Adam Tyler at SXSW 2017

Volgens Tyler begint het redelijk onschuldig. Jonge gamers gaan via Google op zoek naar manieren om andere spelers uit een spelletje Call of Duty te gooien. Tijdens een live demo laat hij zien hoe dit in z’n werk gaat. “Kick off other Call of Duty players,” toetst hij in Google in. Via de zoekresultaten komt hij in no time op het Multi Player Game Hacking (MPGH) forum terecht.

Hier vindt hij (of de gamer / aspirant-hacker) allerlei informatie over keyloggers (tooltjes die iedere aanslag op een toetsenbord registreren), YouTube-video’s over booters (een manier om DDoS-aanvallen uit te voeren) en een link naar de website ipstresser.com. Wat begon als een manier om te cheaten tijdens het gamen verandert al snel in een verleidelijk aanbod van allerlei goedkope Netflix-accounts te kopen of manieren om zelf gegevens te stelen.

Zo biedt de website hackforums.net niet alleen accounts van videodiensten aan, maar ook hacking tuturials die jou leren hoe je zelf MySQL injecties kunt uitvoeren. Het zogenaamde dark net is niet zo donker meer volgens Tyler. Sterker nog een groot gedeelte van het dark net, dat alleen bereikbaar zou zijn via de Tor-browser die anonimiteit garandeert, wordt gewoon geïndexeerd door Google en dus gewoon via de zoekmachine te bereiken.

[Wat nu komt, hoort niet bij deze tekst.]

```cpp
template <class P, int C, int RS, int TPI, int AB, bool STAMPS = false>
__global__ __launch_bounds__(256, 1) void k_step(scnn::TowerArgs A, sc::SpParams p, int do_expand) {
    __shared__ __attribute__((aligned(16))) int8_t s_stage[7168];
    __shared__ sc::move_t s_moves[sc::MAXC];
    __shared__ sc::Position s_pos;
    __shared__ sc::Position s_hist[8];
    __shared__ uint16_t s_ps[sc::DEPTH_LDS];
    __shared__ sc::HelperBox s_box;
    const int g = blockIdx.x;
    const int lane = threadIdx.x & 63;
#ifdef SC_EXP
    const long long t_entry = clock64();
#endif
    scnn::kernarg_prefetch<sizeof(scnn::TowerArgs) + sizeof(sc::SpParams) + sizeof(int)>();
#ifdef SC_EXP
    if (p.dbg_cycles && threadIdx.x == 0) p.dbg_cycles[(size_t)g * 32 + 21] = t_entry;
#endif
#define PHASE_STAMP(k, cond) do { if constexpr (STAMPS) { if (p.dbg_cycles && (cond)) p.dbg_cycles[(size_t)g * 32 + (k)] = __builtin_amdgcn_s_memrealtime(); } } while (0)
    PHASE_STAMP(24, threadIdx.x == 0);
    if (threadIdx.x == 0) s_box.state = 0;
    __syncthreads();
    auto search = [&](int wave) -> bool {
        if (wave == 1) {
            sc::dev_encode_helper(p, g, lane, &s_box, s_stage, &s_pos, s_ps, s_hist);
            return true;
        }
        constexpr bool SC_ST = STAMPS || SC_ST_DEFAULT;
        SC_STAMP(0);
        sc::GameCtl cs_pre{};
        bool cs_pre_valid = false;
        if (do_expand) {
            sc::dev_expand<SC_ST>(p, g, lane, &s_pos, cs_pre, cs_pre_valid);
            __builtin_amdgcn_wave_barrier();
        }
        SC_STAMP(1);
        const bool need_net = sc::dev_select<false, SC_ST>(p, g, lane, s_stage, s_moves, &s_pos, s_ps, s_hist, cs_pre, cs_pre_valid, &s_box);
        PHASE_STAMP(25, lane == 0);
        return need_net;
    };
    scnn::Fc1Hand fh;
    const bool ran = scnn::tower_body<P, C, RS, TPI, AB>(A, g, s_stage, search, fh);
    PHASE_STAMP(26, threadIdx.x == 0);
    if (A.fc1_arrive) fc1_tail(A, p, g, ran, fh);
    PHASE_STAMP(27, threadIdx.x == 0);
#undef PHASE_STAMP
}

}

namespace scl {
#define K_STEP(P, C, RS, TPI, AB) scstep::k_step<scnn::P, C, RS, TPI, AB>
#define K_STEP_STAMPED scstep::k_step<scnn::PrecBF16, 128, SC_T32_RS, SC_T32_TPI, SC_T32_AB, true>
const char* step_init() {
    const void* kn[4] = {reinterpret_cast<const void*>(&K_STEP(PrecBF16, 128, SC_T32_RS, SC_T32_TPI, SC_T32_AB)),
                         reinterpret_cast<const void*>(&K_STEP(PrecBF16, 256, SC_T32W_RS, SC_T32W_TPI, SC_T32W_AB)),
                         reinterpret_cast<const void*>(&K_STEP(PrecFP8, 128, SC_T8_RS, SC_T8_TPI, SC_T8_AB)),
                         reinterpret_cast<const void*>(&K_STEP(PrecFP8, 256, SC_T8W_RS, SC_T8W_TPI, SC_T8W_AB))};
    for (int i = 0; i < 4; i++) {
        hipError_t e = hipFuncSetAttribute(kn[i], hipFuncAttributeMaxDynamicSharedMemorySize, scnn::tower32_lds_bytes(i & 1 ? 256 : 128, i >= 2 && i < 4));
        if (e != hipSuccess) return hipGetErrorString(e);
    }
    {
        hipError_t e = hipFuncSetAttribute(reinterpret_cast<const void*>(&K_STEP_STAMPED), hipFuncAttributeMaxDynamicSharedMemorySize, scnn::tower32_lds_bytes(128));
        if (e != hipSuccess) return hipGetErrorString(e);
    }
    return nullptr;
}
int step_blocks_per_cu(const scnn::NetLayout& net) {
    int n = 0;
    hipError_t e;
    if (net.fp8 && net.C == 128)
        e = hipOccupancyMaxActiveBlocksPerMultiprocessor(&n, K_STEP(PrecFP8, 128, SC_T8_RS, SC_T8_TPI, SC_T8_AB), 256, scnn::tower32_lds_bytes(128, true));
    else if (net.fp8)
        e = hipOccupancyMaxActiveBlocksPerMultiprocessor(&n, K_STEP(PrecFP8, 256, SC_T8W_RS, SC_T8W_TPI, SC_T8W_AB), 256, scnn::tower32_lds_bytes(256, true));
    else if (net.C == 128)
        e = hipOccupancyMaxActiveBlocksPerMultiprocessor(&n, K_STEP(PrecBF16, 128, SC_T32_RS, SC_T32_TPI, SC_T32_AB), 256, scnn::tower32_lds_bytes(128));
    else
        e = hipOccupancyMaxActiveBlocksPerMultiprocessor(&n, K_STEP(PrecBF16, 256, SC_T32W_RS, SC_T32W_TPI, SC_T32W_AB), 256, scnn::tower32_lds_bytes(256));
    return e == hipSuccess && n > 0 ? n : 1;
}
void step(const scnn::TowerArgs& a, const sc::SpParams& p, int do_expand, hipStream_t s) {
    const dim3 grid(p.n_slots), block(256);
    if (a.net.fp8 && a.net.C == 128)
        hipLaunchKernelGGL((K_STEP(PrecFP8, 128, SC_T8_RS, SC_T8_TPI, SC_T8_AB)), grid, block, scnn::tower32_lds_bytes(128, true), s, a, p, do_expand);
    else if (a.net.fp8)
        hipLaunchKernelGGL((K_STEP(PrecFP8, 256, SC_T8W_RS, SC_T8W_TPI, SC_T8W_AB)), grid, block, scnn::tower32_lds_bytes(256, true), s, a, p, do_expand);
    else if (a.net.C == 128 && p.dbg_cycles)
        hipLaunchKernelGGL((K_STEP_STAMPED), grid, block, scnn::tower32_lds_bytes(128), s, a, p, do_expand);
    else if (a.net.C == 128)
        hipLaunchKernelGGL((K_STEP(PrecBF16, 128, SC_T32_RS, SC_T32_TPI, SC_T32_AB)), grid, block, scnn::tower32_lds_bytes(128), s, a, p, do_expand);
    else
        hipLaunchKernelGGL((K_STEP(PrecBF16, 256, SC_T32W_RS, SC_T32W_TPI, SC_T32W_AB)), grid, block, scnn::tower32_lds_bytes(256), s, a, p, do_expand);
}
}
```

Before: 2.256 million.

## Offload root Dirichlet noise generation to a helper wave in the fused step

Adds a helper routine run by wave 2 inside the fused tower prologue. It precomputes the root Dirichlet noise (gamma samples, then normalisation) into LDS and publishes the result through a shared NoiseBox. The selecting wave spins on the box, checks that ply, sim, child count and game id match, and then reuses the values, falling back to computing the noise itself otherwise. The aim is to take gamma sampling off wave 0's select critical path, at the cost of extra LDS, a spin-wait with a timeout, and the helper's own global reads.

```diff
diff --git a/smart-chess-rust_amd/csrc/mcts_types.hpp b/smart-chess-rust_amd/csrc/mcts_types.hpp
--- a/smart-chess-rust_amd/csrc/mcts_types.hpp
+++ b/smart-chess-rust_amd/csrc/mcts_types.hpp
@@ -10,6 +10,7 @@
 enum { TR_FREE = 0, TR_LIVE = 1, TR_DONE = 2 };
 enum { SYNTH_HASH = 1, SYNTH_COARSE = 2, SYNTH_UNIFORM = 3 };
 enum { LK_NONE = 0, LK_EVAL = 1, LK_TERM_NEW = 2, LK_TERM_CACHED = 3 };
+enum { DBG_NOISE_USED = 28, DBG_NOISE_WAIT = 29 };
 enum { ERR_NONFINITE_UCT = 1, ERR_POOL_OVERFLOW = 2, ERR_BAD_MOVE_INDEX = 4, ERR_DEPTH_OVERFLOW = 8, ERR_HELPER_TIMEOUT = 16, ERR_HANDOFF_TIMEOUT = 32 };
 
 struct GameCtl {
diff --git a/smart-chess-rust_amd/csrc/nn_tower32.hpp b/smart-chess-rust_amd/csrc/nn_tower32.hpp
--- a/smart-chess-rust_amd/csrc/nn_tower32.hpp
+++ b/smart-chess-rust_amd/csrc/nn_tower32.hpp
@@ -478,6 +478,7 @@
         } else {
             uint4* z = reinterpret_cast<uint4*>(smem);
             for (int k = tid - 128; k < 100 * PSB / 16; k += 128) z[k] = make_uint4(0, 0, 0, 0);
+            if (wave == 2) pre(2);
         }
         __syncthreads();
         if (!s_go) return false;
diff --git a/smart-chess-rust_amd/csrc/search_expand.hpp b/smart-chess-rust_amd/csrc/search_expand.hpp
--- a/smart-chess-rust_amd/csrc/search_expand.hpp
+++ b/smart-chess-rust_amd/csrc/search_expand.hpp
@@ -70,7 +70,7 @@
     try_start_game(p, g, lane, k);
 }
 
-__device__ inline void finish_game(SpParams& p, int g, int lane, int has_outcome, int term, int winner) {
+__device__ __forceinline__ void finish_game(SpParams& p, int g, int lane, int has_outcome, int term, int winner) {
     GameCtl& c = p.ctl[g];
     if (lane == 0) {
         TraceHdr& th = p.thdr[c.trace_slot];
diff --git a/smart-chess-rust_amd/csrc/search_select.hpp b/smart-chess-rust_amd/csrc/search_select.hpp
--- a/smart-chess-rust_amd/csrc/search_select.hpp
+++ b/smart-chess-rust_amd/csrc/search_select.hpp
@@ -159,13 +159,58 @@
     encode_wave(s_hist, idx < 7 ? idx + 1 : 8, lane, s_stage, nullptr, p.meta + (size_t)g * 8);
 }
 
+struct NoiseBox {
+    int state;
+    int ply, sim, nc;
+    uint64_t game_id;
+};
+__device__ __forceinline__ void dev_noise_helper(const SpParams& p, int g, int lane, int do_expand, NoiseBox* nbox, float* s_noise) {
+#pragma clang fp contract(off)
+    int state = 2;
+    if (p.with_noise && !p.external_noise) {
+        const GameCtl craw = p.ctl[g];
+        const NodeHdr hraw = p.H[(size_t)g * p.node_cap];
+        __builtin_amdgcn_sched_barrier(0);
+        const GameCtl cs = uniform(craw);
+        const NodeHdr h0 = uniform(hraw);
+        const bool pending = do_expand && cs.leaf_kind != LK_NONE;
+        const int sim = cs.sim + (pending ? 1 : 0);
+        const int budget = p.rollout_factor > 0.f ? cs.rollout_cur : p.rollout;
+        const int nc = pending && cs.leaf_kind == LK_EVAL && cs.leaf == 0 ? cs.n_legal : (int)h0.nc;
+        if (cs.status == ST_ACTIVE && !(pending && sim >= budget) && nc > 1 && nc <= MAXC) {
+            float gsum = 0.0f;
+#pragma unroll 1
+            for (int i = lane; i < nc; i += 64) {
+                const float v = gamma03(sc_rng(p.seed, cs.game_id, (uint64_t)cs.ply, 3, (uint64_t)sim * 256 + (uint64_t)i));
+                s_noise[i] = v;
+                gsum += v;
+            }
+            gsum = wave_sum_fixed(gsum);
+#pragma unroll 1
+            for (int i = lane; i < nc; i += 64) s_noise[i] = s_noise[i] / gsum;
+            if (lane == 0) {
+                nbox->ply = cs.ply;
+                nbox->sim = sim;
+                nbox->nc = nc;
+                nbox->game_id = cs.game_id;
+            }
+            state = 1;
+        }
+    }
+    wave_sync();
+    if (lane == 0) *reinterpret_cast<volatile int*>(&nbox->state) = state;
+}
+
 template <bool PLANES_TO_HBM = true, bool SC_ST = true>
 __device__ __forceinline__ bool dev_select(const SpParams& p, int g, int lane, int8_t* s_stage, move_t* s_moves, Position* s_leaf_p,
                                         uint16_t* s_ps, Position* s_hist, const GameCtl& cs_pre, bool cs_pre_valid,
-                                        HelperBox* box = nullptr) {
+                                        HelperBox* box = nullptr, NoiseBox* nbox = nullptr, const float* s_noise = nullptr) {
 #pragma clang fp contract(off)
     Position& s_leaf = *s_leaf_p;
     SC_STAMP(2);
+    if constexpr (SC_ST) {
+        if (p.dbg_cycles && lane == 0) p.dbg_cycles[(size_t)g * 32 + DBG_NOISE_USED] = p.dbg_cycles[(size_t)g * 32 + DBG_NOISE_WAIT] = 0;
+    }
     GameCtl& c = p.ctl[g];
     GameCtl cs = cs_pre;
     if (!cs_pre_valid) cs = uniform(c);
@@ -246,7 +291,39 @@
 #pragma unroll
                 for (int r = 0; r < NRM; r++) nzv[r] = 0.f;
                 if (noisy) {
-                    if (!p.external_noise) {
+                    bool helped = false;
+                    if (nbox && !p.external_noise) {
+                        long long t0 = 0;
+                        if constexpr (SC_ST) t0 = clock64();
+                        int st = 0;
+                        for (int spin = 0; spin < (1 << 22) && st == 0; spin++) {
+                            st = *reinterpret_cast<volatile int*>(&nbox->state);
+                            if (st == 0) __builtin_amdgcn_s_sleep(1);
+                        }
+                        st = __builtin_amdgcn_readfirstlane(st);
+                        if (st == 0 && lane == 0) atomicOr(&p.cnt->err, ERR_HELPER_TIMEOUT);
+                        const volatile NoiseBox* vb = nbox;
+                        helped = st == 1 && uniform(vb->ply) == root_ply && uniform(vb->sim) == cs.sim && uniform(vb->nc) == nc &&
+                                 uniform((uint64_t)vb->game_id) == cs.game_id;
+                        if (helped) {
+                            const volatile float* vn = s_noise;
+#pragma unroll
+                            for (int r = 0; r < NRM; r++) {
+                                int i = lane + 64 * r;
+                                if (i < nc) {
+                                    nzv[r] = vn[i];
+                                    nz[i] = nzv[r];
+                                }
+                            }
+                        }
+                        if constexpr (SC_ST) {
+                            if (p.dbg_cycles && lane == 0) {
+                                p.dbg_cycles[(size_t)g * 32 + DBG_NOISE_USED] = helped;
+                                p.dbg_cycles[(size_t)g * 32 + DBG_NOISE_WAIT] = clock64() - t0;
+                            }
+                        }
+                    }
+                    if (!p.external_noise && !helped) {
                         float gsum = 0.0f;
 #pragma unroll
                         for (int r = 0; r < NRM; r++) {
@@ -263,7 +340,7 @@
                             nzv[r] = nzv[r] / gsum;
                             if (i < nc) nz[i] = nzv[r];
                         }
-                    } else {
+                    } else if (p.external_noise) {
 #pragma unroll
                         for (int r = 0; r < NRM; r++) {
                             int i = lane + 64 * r;
diff --git a/smart-chess-rust_amd/csrc/step_kernels.hip b/smart-chess-rust_amd/csrc/step_kernels.hip
--- a/smart-chess-rust_amd/csrc/step_kernels.hip
+++ b/smart-chess-rust_amd/csrc/step_kernels.hip
@@ -69,6 +69,8 @@
     __shared__ sc::Position s_hist[8];
     __shared__ uint16_t s_ps[sc::DEPTH_LDS];
     __shared__ sc::HelperBox s_box;
+    __shared__ sc::NoiseBox s_nbox;
+    __shared__ float s_noise[sc::MAXC];
     const int g = blockIdx.x;
     const int lane = threadIdx.x & 63;
 #ifdef SC_EXP
@@ -80,11 +82,18 @@
 #endif
 #define PHASE_STAMP(k, cond) do { if constexpr (STAMPS) { if (p.dbg_cycles && (cond)) p.dbg_cycles[(size_t)g * 32 + (k)] = __builtin_amdgcn_s_memrealtime(); } } while (0)
     PHASE_STAMP(24, threadIdx.x == 0);
-    if (threadIdx.x == 0) s_box.state = 0;
+    if (threadIdx.x == 0) {
+        s_box.state = 0;
+        s_nbox.state = 0;
+    }
     __syncthreads();
     auto search = [&](int wave) -> bool {
         if (wave == 1) {
             sc::dev_encode_helper(p, g, lane, &s_box, s_stage, &s_pos, s_ps, s_hist);
+            return true;
+        }
+        if (wave == 2) {
+            sc::dev_noise_helper(p, g, lane, do_expand, &s_nbox, s_noise);
             return true;
         }
         constexpr bool SC_ST = STAMPS || SC_ST_DEFAULT;
@@ -96,7 +105,7 @@
             __builtin_amdgcn_wave_barrier();
         }
         SC_STAMP(1);
-        const bool need_net = sc::dev_select<false, SC_ST>(p, g, lane, s_stage, s_moves, &s_pos, s_ps, s_hist, cs_pre, cs_pre_valid, &s_box);
+        const bool need_net = sc::dev_select<false, SC_ST>(p, g, lane, s_stage, s_moves, &s_pos, s_ps, s_hist, cs_pre, cs_pre_valid, &s_box, &s_nbox, s_noise);
         PHASE_STAMP(25, lane == 0);
         return need_net;
     };
```

After: 2.232 million. -1.1%, worse.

Het is dus wel heel makkelijk voor jonge jongens en meisjes om van cheatende gamer te evolueren naar hacker. Je tegen dit soort hacks beschermen kan volgens Tyler op 3 manieren:

  1. Zorg dat jij je software altijd up to date houdt. Doe je dat niet dan laat je ramen en deuren openstaan waardoor hackers gemakkelijk naar binnen kunnen.
  2. Kies een uniek wachtwoord voor elke service. Als het forum van jouw sportclub wordt gehackt lijkt dat niet zo ernstig. Behalve dat de hackers met jouw gebruikersnaam en wachtwoord meteen proberen toegang te krijgen tot Amazon, Netflix, Paypal, Uber, enzovoort.
  3. Weet wat er gebeurt met jouw data. Vertrouwen op antivirussoftware is onvoldoende. Snap de risico’s en wees voorzichtig.

Ready, or not…

Als afsluiter van de dag ga ik luisteren naar één van de helden uit mijn jeugd. Wyclef Jean, voormalig voorman van The Fugees, komt iets vertellen over een samenwerking met Shazam. De augmented reality app die de muzikant en het technologiebedrijf hebben ontwikkeld, zal me eerlijk gezegd een worst wezen. Ik wil gewoon even horen wat de legendarische Wyclef te vertellen heeft, zien hoe de beste man er in real life uitziet en – als het even kan – met hem op de foto. Check! We kunnen weer naar huis.